Little League or Major League, you can’t play the game well if you don’t keep your eye on the ball.
Finding all of the different catalog numbers and years where your stamp could be hiding gets you to a section of the stadium and narrows down the search. Carefully reviewing every aspect of the stamp you’re searching for — basic details, such as watermark, perforations or lack thereof, and the color of the stamp — gets you to the row in that section of the stadium, and unique details of a specific catalog number get you to your seat in the ballpark. That’s how you can enjoy the game. Over time, like any regular fan, finding your way can become second nature. But find a new stamp from a country with which you’re unfamiliar and the challenge is back.
There’s a simple rule for this that is fundamental to baseball, a rule that has its counterparts in every other activity as well, including the stamp hobby: Keep your eye on the ball.
Attention to detail matters, sharpened by relentless curiosity. To generate the necessary humility on your hunt, it may help to bear in mind that the two rarest stamps in the world weren’t found by rich men, influential stamp dealers or lifelong exhibitors with a study full of trophies and testimonials. They were discovered by schoolchildren who fed their need to collect stamps by rooting around in the attic, hoping to find something new and interesting to put in their albums. They succeeded.
Nearby are a few examples of stamps with similar designs but different catalog numbers, where specific design details determine their true identity.
The 1886 ½¢ North Borneo stamp on the left (Scott 25) pays “POSTAGE,” but the 1887 version on the right (Scott 35) pays fees for both “POSTAGE & REVENUE.”
The two North Borneo ½¢ rose stamps have very similar designs, but notice that the 1886 stamp on the left (Scott 25) has “POSTAGE” near the bottom and the 1887 version (Scott 35) has “POSTAGE & REVENUE” on a scroll that spreads to the edge of the design. This one was rather easy, but newcomers to collecting North Borneo may miss the difference.
Issued under Austrian administration between 1912 and 1918, the earliest stamps of Liechtenstein include 11 showing the profile of Prince Johann II. The 1917–18 20-heller dark green stamp on the left was a definitive (Scott 8), but a similar stamp released November 12, 1918, commemorated the 60th anniversary of the accession of the Prince by replacing the upper corner designs with the year-dates of his reign. The Scott catalog pictures both types of stamp accurately, but it’s so hard to see the dates that the listing for Scott 10 includes the boldface note “Dates in Upper Corners” to help you find it.

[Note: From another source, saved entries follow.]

size_t pnvo_policy_train_tail_floats(pnvo_policy_handle h);
int pnvo_policy_train_attach(pnvo_policy_handle h, float *params, float *grads, size_t n_floats, const pnvo_tensor_desc *toc,
                             int ntoc);

int pnvo_policy_train_refresh(pnvo_policy_handle h, void *stream);

int pnvo_policy_evaluate(pnvo_policy_handle h, const float *depth, const float *goal, const int64_t *prev_actions,
                         const float *masks, const float *hidden_in, int T, int N, const int64_t *actions, int train_encoder,
                         float *hidden_out, float *value, float *logp, float *entropy, void *stream);

int pnvo_policy_evaluate_features(pnvo_policy_handle h, const float *visual_features, const float *goal, const int64_t *prev_actions,
                                  const float *masks, const float *hidden_in, int T, int N, const int64_t *actions, float *hidden_out,
                                  float *value, float *logp, float *entropy, void *stream);

int pnvo_policy_ppo_loss(pnvo_policy_handle h, const float *actions_logp_old, const float *adv, const float *value_preds,
                         const float *returns, float clip, float value_coef, float entropy_coef, int use_clipped_value_loss,
                         float *out3, void *stream);

int pnvo_policy_backward(pnvo_policy_handle h, int train_encoder, void *stream);

int pnvo_policy_clip_grad_norm(pnvo_policy_handle h, float max_norm, float *norm_out, void *stream);

int pnvo_policy_train_timing(pnvo_policy_handle h, int mode);
int pnvo_policy_train_timing_read(pnvo_policy_handle h, double ms[5]);


int pnvo_rollout_insert(float *recurrent_hidden_states, int64_t *actions, int64_t *prev_actions, float *action_log_probs,
                        float *value_preds, float *rewards, float *masks, int T, int N, int64_t hidden_row, int step,
                        const float *hidden_in, const int64_t *actions_in, const float *action_log_probs_in,
                        const float *value_preds_in, const float *rewards_in, const float *masks_in, void *stream);

int pnvo_rollout_after_update(float *recurrent_hidden_states, int64_t *prev_actions, float *masks, int T, int N, int64_t hidden_row,
                              int step, void *stream);

int pnvo_rollout_compute_returns(const float *rewards, float *value_preds, const float *masks, float *returns, const float *next_value,
                                 int T, int N, int step, int use_gae, float gamma, float gamma_tau, void *stream);
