template <int NC, typename real>
__device__ __forceinline__ void halo_prep_one(const DevModel &m, const Hpx &h, int64_t j, bool live, const double *gz, const double *gm,
                                              const double *__restrict__ M, const double *__restrict__ z,
                                              const double *__restrict__ ra, const double *__restrict__ dec,
                                              ExtraCols ex,
                                              const double *__restrict__ lnz1, const double *__restrict__ lnM,
                                              int fallback4, const Tiling &T, const PrepOut &o, int *s_nslow, float *s_work);

constexpr int kK0Occ = 4;
template <int NC, typename real>
__global__ void __launch_bounds__(256, kK0Occ)
halo_prep_kernel(DevModel m, Hpx h, int64_t nhalo,
                 const double *__restrict__ M, const double *__restrict__ z,
                 const double *__restrict__ ra, const double *__restrict__ dec,
                 ExtraCols ex,
                 const double *__restrict__ lnz1, const double *__restrict__ lnM,
                 int fallback4, Tiling T, PrepOut o)
{
    __shared__ int s_nslow;
    __shared__ float s_work;
    if (threadIdx.x == 0) { s_nslow = 0; s_work = 0.0f; }
    constexpr int kAxisLds = 128;
    __shared__ double ax_lds[2 * kAxisLds];
    const bool ax_in_lds = m.tab.n[0] <= kAxisLds && m.tab.n[1] <= kAxisLds;
    if (ax_in_lds) {
        for (int i = threadIdx.x; i < m.tab.n[0]; i += blockDim.x) ax_lds[i] = m.tab.axis[0][i];
        for (int i = threadIdx.x; i < m.tab.n[1]; i += blockDim.x) ax_lds[kAxisLds + i] = m.tab.axis[1][i];
        __syncthreads();
    }
    const double *gz = ax_in_lds ? ax_lds : m.tab.axis[0], *gm = ax_in_lds ? ax_lds + kAxisLds : m.tab.axis[1];
    constexpr int kBandLds = 1024;
    __shared__ int32_t band_lds[3 * kBandLds + 1];
    if (o.tref && T.nbands <= kBandLds) {
        for (int i = threadIdx.x; i <= T.nbands; i += blockDim.x) band_lds[i] = T.band_tile0[i];
        for (int i = threadIdx.x; i < T.nbands; i += blockDim.x) { band_lds[kBandLds + 1 + i] = T.band_nphi[i]; band_lds[2 * kBandLds + 1 + i] = T.band_nrmin[i]; }
        __syncthreads();
        T.band_tile0 = band_lds; T.band_nphi = band_lds + kBandLds + 1; T.band_nrmin = band_lds + 2 * kBandLds + 1;
    }
    __syncthreads();
    const int64_t j = (int64_t)blockIdx.x * blockDim.x + threadIdx.x;
    halo_prep_one<NC, real>(m, h, j < nhalo ? j : nhalo - 1, j < nhalo, gz, gm, M, z, ra, dec, ex, lnz1, lnM, fallback4, T, o, &s_nslow, &s_work);
    if (o.slow_cnt) {
        __syncthreads();
        if (threadIdx.x == 0) o.slow_cnt[blockIdx.x] = s_nslow;
        if (threadIdx.x == 0 && o.work_est) o.work_est[blockIdx.x] = s_work;
    }
}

Similar stamps can serve different purposes. Liechtenstein’s 1917 20-heller Prince Johann II stamp on the left was a definitive (Scott 8), but the stamp on the right (Scott 10) was released November 12, 1918, to commemorate his 60th anniversary by adding the year-dates of his reign.
Some typographed definitive stamps of Iceland issued between 1920 and 1937 picture Denmark’s King Christian X, the titular head of Iceland under the 1918 Danish–Icelandic Act of Union. A used copy of the earliest of these designs, a 40-aurar claret stamp of 1920 (Scott 123), is shown next to mint stamp of the same shade and value with a redrawn design introduced in 1931 (Scott 184). Note the more filled-in look of the later portrait and the oval lines, as the horizontal lines were closer together and had vertical crossing lines.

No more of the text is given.